Deep behind the locked doors of the Huntington Library's rare book collection, two Bibles tell a remarkable story.
One is the Gundulf Bible, a 1,000-year-old tome originally owned by an English bishop and written in Latin, a language that most of his flock did not understand. The other is a version of the New Testament published this year that looks like a teen magazine featuring splashy art design and such articles as: "Are You Dating a Godly Guy?"
The Bible's evolution reflects its dramatic transformation from a largely inaccessible book owned by high religious officials to a ubiquitous bestseller marketed to the masses in myriad ways.

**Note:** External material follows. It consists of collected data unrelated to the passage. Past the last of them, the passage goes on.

## Files before the change

### parseoggvorbis_amd/csrc/vorbis_synth_hip.hip

```cpp
#include <hip/hip_runtime.h>

#include <mutex>
#include <string>

#include <stdlib.h>

#include "vsyn_host.h"
#include "vsyn_device.h"
#include "vsyn_staged.h"
#include "vsyn_prep.h"
#include "vsyn_fused.h"
#include "vsyn_fused_u.h"
#include "vsyn_vq.h"
#include "vsyn_pcm.h"
#include "vsyn_features.h"
#include "vsyn_spectral.h"
#include "vsyn_spectral_lin.h"
#include "vsyn_chroma.h"
#include "vsyn_spectral_post.h"
#include "vsyn_pcen.h"
#include "vsyn_hpss.h"
#include "vsyn_istft.h"
#include "vsyn_effects.h"
#include "vsyn_pv.h"
// ... 664 lines not shown
  }
  if (!force_staged) {
    FusedArgs a;
    a.cb = h->d_const;
    a.binseg = h->fused.d_binseg;
    a.lds_image = h->fused.d_lds;
    a.packets = d_packets;
    a.segs = d_segments;
    a.info = info;
    a.sinfo = sinfo;
    a.run_cls = h->ws_runcls[wb].p;
    a.runs_per_seg = runs_per_seg;
    a.residue = d_residue;
    a.curve = taps ? taps->floor_curve : nullptr;
    a.fy = fy;
    a.pcm = d_pcm;
    a.carry = h->d_carry;
    a.status = h->d_status;
    a.plane_stride = plane_stride;
    a.S = S;
    a.R = R;
    a.fused_ok = use_u ? (fmask & 1u) : fmask;
    a.coupling_mode = (uint32_t)h->fused.coupling_mode;
    if (staged_may_work) HIPCHK(hipEventRecord(h->ev_join, h->side));
    const bool time_u = use_u && (h->profile_which == 2 || !(fmask & 1u));
    hipError_t e = hipSuccess;
    if (a.fused_ok) {
      if (!time_u && (h->profile_which == 1 || h->profile_which == 2)) HIPCHK(profile_begin(h, s, a.curve ? "vsyn_fused_tap_kernel" : fused_kernel_name(H)));
      e = fused_launch(H, h->fused, a, s);
      if (e != hipSuccess) return fail(err, VSYN_ERR_HIP, "fused launch failed: %s", hipGetErrorString(e));
      if (!time_u && (h->profile_which == 1 || h->profile_which == 2)) HIPCHK(profile_end(h, s));
    }
    if (use_u) {
      FusedArgs au = a;
      au.fused_ok = fmask;
      if (time_u && (h->profile_which == 1 || h->profile_which == 2)) HIPCHK(profile_begin(h, s, au.curve ? "vsyn_fused_u_tap_kernel" : "vsyn_fused_u_kernel"));
      e = u_launch(H, h->utab, au, s);
      if (e != hipSuccess) return fail(err, VSYN_ERR_HIP, "generic fused launch failed: %s", hipGetErrorString(e));
      if (time_u && (h->profile_which == 1 || h->profile_which == 2)) HIPCHK(profile_end(h, s));
    }
    if (staged_may_work) HIPCHK(hipStreamWaitEvent(s, h->ev_join, 0));
  }

  h->last_ran_layout = !prep_kernel;
  h->last_prep_on_main = ps == s;
  h->pre_done_valid[wb] = ps != s;
// ... 1990 lines not shown
```

### parseoggvorbis_amd/csrc/vsyn_fused.h

```cpp
#pragma once
#include <hip/hip_runtime.h>

#include "vsyn_device.h"

#ifndef FUSED_WAVES
#define FUSED_WAVES 16
#endif
#ifndef FUSED_MIN_WAVES_PER_SIMD
#define FUSED_MIN_WAVES_PER_SIMD 4
#endif
#define FUSED_XSLOTS 576
#ifndef VSYN_KNOCKOUT
#define VSYN_KNOCKOUT 0
#endif
#ifdef VSYN_STAMPS
#define VSYN_NSTAMPS 16
__device__ unsigned long long g_vsyn_stamps[8192][VSYN_NSTAMPS];
#define STAMP(i)                                                  \
  do {                                                            \
    __builtin_amdgcn_sched_barrier(0);                            \
    const unsigned long long t_ = __builtin_readcyclecounter();   \
    st_acc[i] += t_ - st_last;                                    \
    st_last = t_;                                                 \
    __builtin_amdgcn_sched_barrier(0);                            \
  } while (0)
#else
#define STAMP(i) do { } while (0)
#endif

struct FusedLdsImage {
  float2 pre[8][64];
  float2 post[8][64];
  float2 tw1[8][64];
  float2 tw2[8][8];
  float win[2][2][8][64];
  float invdb[260];
  float2 pre_s[64];
  float2 post_s[64];
  float2 tws[6][64];
  float wsl[2][64];
  float2 post8[8][8];
  float wsl8[2][8][8];
};

struct FusedTables {
  uint8_t* d_binseg = nullptr;
  FusedLdsImage* d_lds = nullptr;
  int waves_per_cu = 12;
  int coupling_mode = 0;
};

struct FusedArgs {
  const uint8_t* cb;
  const uint8_t* binseg;
  const FusedLdsImage* lds_image;
  const vsyn_packet* packets;
  const vsyn_segment* segs;
  const PktInfo* info;
  const SegInfo* sinfo;
  uint16_t* curve;
  const uint8_t* run_cls;
  const float* residue;
  const uint16_t* fy;
  float* pcm;
  float* carry;
  DevStatus* status;
  uint64_t plane_stride;
  uint32_t S, R, fused_ok, coupling_mode, runs_per_seg;
};

__device__ __forceinline__ float2 f2(float x, float y) { return make_float2(x, y); }
__device__ __forceinline__ float2 cadd(float2 a, float2 b) { return f2(a.x + b.x, a.y + b.y); }
__device__ __forceinline__ float2 csub(float2 a, float2 b) { return f2(a.x - b.x, a.y - b.y); }
__device__ __forceinline__ float2 cmulf(float2 a, float2 b) {
  return f2(__builtin_fmaf(a.x, b.x, -(a.y * b.y)), __builtin_fmaf(a.x, b.y, a.y * b.x));
}
__device__ __forceinline__ float2 mul_mi(float2 a) { return f2(a.y, -a.x); }

__device__ __forceinline__ void dft8(float2 (&x)[8]) {
  const float h = 0.70710678118654752440f;
  float2 a0 = cadd(x[0], x[4]), a1 = cadd(x[1], x[5]), a2 = cadd(x[2], x[6]), a3 = cadd(x[3], x[7]);
  float2 b0 = csub(x[0], x[4]), b1 = csub(x[1], x[5]), b2 = csub(x[2], x[6]), b3 = csub(x[3], x[7]);
  b1 = f2((b1.x + b1.y) * h, (b1.y - b1.x) * h);
  b2 = mul_mi(b2);
  b3 = f2((b3.y - b3.x) * h, -(b3.x + b3.y) * h);
  float2 c0 = cadd(a0, a2), c1 = csub(a0, a2), c2 = cadd(a1, a3), c3 = mul_mi(csub(a1, a3));
  x[0] = cadd(c0, c2);
  x[4] = csub(c0, c2);
  x[2] = cadd(c1, c3);
  x[6] = csub(c1, c3);
  float2 d0 = cadd(b0, b2), d1 = csub(b0, b2), d2 = cadd(b1, b3), d3 = mul_mi(csub(b1, b3));
// ... 98 lines not shown
  k.bad = (r[7] >> 8) & 0xFFu;
  return k;
}
__device__ __forceinline__ PktScalars pkt_load(const PktInfo* p) {
  typedef const __attribute__((address_space(4))) u32x8* const_words;
  return pkt_fields(*(const_words)(uintptr_t)p);
}

enum { K_REG = 0, K_LDS = 1, K_CARRY = 2 };
__device__ __forceinline__ uint32_t bitrev6(uint32_t l) { return __brev(l) >> 26; }

template <int ROLE, bool TAPC>
__device__ __forceinline__ uint32_t fused_short_pass(const FusedArgs& A, const FusedLdsImage& T, float2* __restrict__ xb, const float2* __restrict__ pxb,
                                                     float2* seg2, lds_f32* cbuf, lds_u32* my_flags, const lds_u32* partner_flags, const uint32_t lane,
                                                     const vsyn_segment sg, const SegInfo si, const uint32_t q, const uint32_t qa, const uint32_t qb,
                                                     const uint32_t C, const uint32_t c, float* plane, const PktInfo* ip, const uint32_t epoch,
                                                     const uint32_t prev_kind, const uint32_t prev_half, float (&P)[8], const uint32_t bseg0,
                                                     const uint32_t sidx, const uint32_t xsl, const uint32_t posts, const uint32_t ys_stride, bool& hand_over_out
#ifdef VSYN_STAMPS
                                                     , unsigned long long (&st_acc)[VSYN_NSTAMPS], unsigned long long& st_last
#endif
                                                     ) {
  constexpr uint32_t MS = 128u, ML = 1024u;
  const ConstHeader* H = hdr_of(A.cb);
  typedef uint32_t u32x4 __attribute__((ext_vector_type(4)));
  const uint32_t idx = min(q + (lane & 7u), qb - 1u);
  const u32x4 da = ((const u32x4*)(ip + idx))[0], db = ((const u32x4*)(ip + idx))[1];
  const uint32_t map0 = __builtin_amdgcn_readfirstlane(db[3] & 0xFFu);
  const bool cand = lane < 8u && q + lane < qb;
  const uint64_t okm = __ballot(cand && !((db[3] >> 8) & 0xFFu) && !((db[2] >> 16) & 0xFFu) && (db[3] & 0xFFu) == map0);
  const uint32_t Jp = (uint32_t)__builtin_ctzll(~okm);
  STAMP(9);
  const uint32_t qn = q + Jp, p0 = sg.first_packet + q;
  const uint32_t emit_l = q + (lane & 7u) < qa ? 0u : da[3];
  float2 raw[8];
  uint32_t vrow[8];
#pragma unroll
  for (uint32_t t = 0; t < 8; ++t) {
    const uint32_t tc = min(t, Jp - 1u);
    const uint64_t off = ((uint64_t)__builtin_amdgcn_readlane(da[1], tc) << 32) | (uint32_t)__builtin_amdgcn_readlane(da[0], tc);
    raw[t] = (VSYN_KNOCKOUT & 256) ? f2(0.001f * (float)lane, 0.002f) : ((const float2*)(A.residue + off + (size_t)c * MS))[lane];
    vrow[t] = (A.fy + ((size_t)(p0 + tc) * C + c) * ys_stride)[sidx];
  }
#pragma unroll
  for (uint32_t t = 0; t < 8; ++t)
    if (t >= Jp) raw[t] = f2(0.f, 0.f);
  float2 r[8];
// ... 171 lines not shown
        float* up = out + shift + 2u * kap;
        float* dn = out + shift + MS - 2u - 2u * kap;
#pragma unroll
        for (int j = 0; j < 4; ++j) {
          *(float2*)(up + 16 * j) = f2(oh_s[j], n_s[j]);
          *(float2*)(dn - 16 * j) = f2(n_m[j], oh_m[j]);
        }
      }
    } else if (emit) {
#pragma unroll
      for (int j = 0; j < 4; ++j) {
        const uint32_t s = 2u * kap + 16u * j;
        const uint32_t f0 = s + shift, f1 = s + 1u + shift, f2m = MS - 2u - s + shift, f3m = MS - 1u - s + shift;
        if (f0 < emit) out[f0] = oh_s[j];
        if (f1 < emit) out[f1] = n_s[j];
        if (f2m < emit) out[f2m] = n_m[j];
        if (f3m < emit) out[f3m] = oh_m[j];
      }
    }
  }
  (void)next_emit;
  (void)next_out;
  if ((last_of_segment || hand_over) && jo == Jp - 1u) {
    const size_t carry_half = (size_t)H->max_streams * C * ML;
    float* cout = A.carry + (si.parity_in ^ 1u) * carry_half + ((size_t)sg.stream * C + c) * ML;
#pragma unroll
    for (int k = 0; k < 8; ++k) {
      const uint32_t f = kap + 8u * k;
      const uint32_t s = k >= 4 ? 2u * f - 64u : 63u - 2u * f, sm = MS - 1u - s;
      const float v_s = Pn[k] * wl1[k], v_m = Pn[k] * wl0[k];
      if (last_of_segment) {
        cout[s] = v_s;
        cout[sm] = v_m;
      } else {
        cbuf[s] = v_s;
        cbuf[sm] = v_m;
      }
    }
  }
  {
    const int from = (int)((Jp - 1u) * 8u + kap);
#pragma unroll
    for (int k = 0; k < 8; ++k) P[k] = __shfl(Pn[k], from);
  }
  if (__any(floor_bad)) {
    if (floor_bad) raise_status(A.status, VSYN_ST_FLOOR_VALUE, floor_bad_pkt);
    vmem_drain();
  }
  hand_over_out = hand_over;
  return Jp;
}
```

The story of that shift will be told in an exhibit, "The Bible and the People," set to open today at the Huntington Library, Art Collections and Botanical Gardens in San Marino.
"We like to start with a question: How did this book, which was so inaccessible in so many ways, become the best-known book in the Western world?" said Lori Anne Ferrell, co-curator of the show and a religion professor at the Claremont School of Theology and Claremont Graduate University.
The four-month exhibit will feature treasures from the library's collection of more than 2,000 Bibles spanning a millennium of history. Highlights include a 15th century Gutenberg Bible, the first produced by a printing press; a 14th century Ellesmere Psalter, a hand-painted volume of the Psalms; the Great Bible, England's first authorized English translation of Scripture; and a copy of the Bay Psalm Book of 1640, the first book printed in America.
Each book illuminates part of the Bible's long journey.
Tradition holds that God gave Moses the Ten Commandments more than 3,300 years ago, although some scholars argue that the laws were developed centuries later. Many agree that the Torah, or first five books of the Bible, was completed between 400 and 500 BC, and say the original Greek manuscripts of the New Testament followed by AD 100.
For centuries, however, few Christians read the Bible because of its enormous expense before the advent of the printing press, widespread illiteracy and church laws against translating the Scriptures into local languages. Those who tackled the text often found a forbidding work filled with incomprehensible words and contradictions.
"We live in a Bible-saturated culture, but not many people understand how difficult the book is to understand," Ferrell said.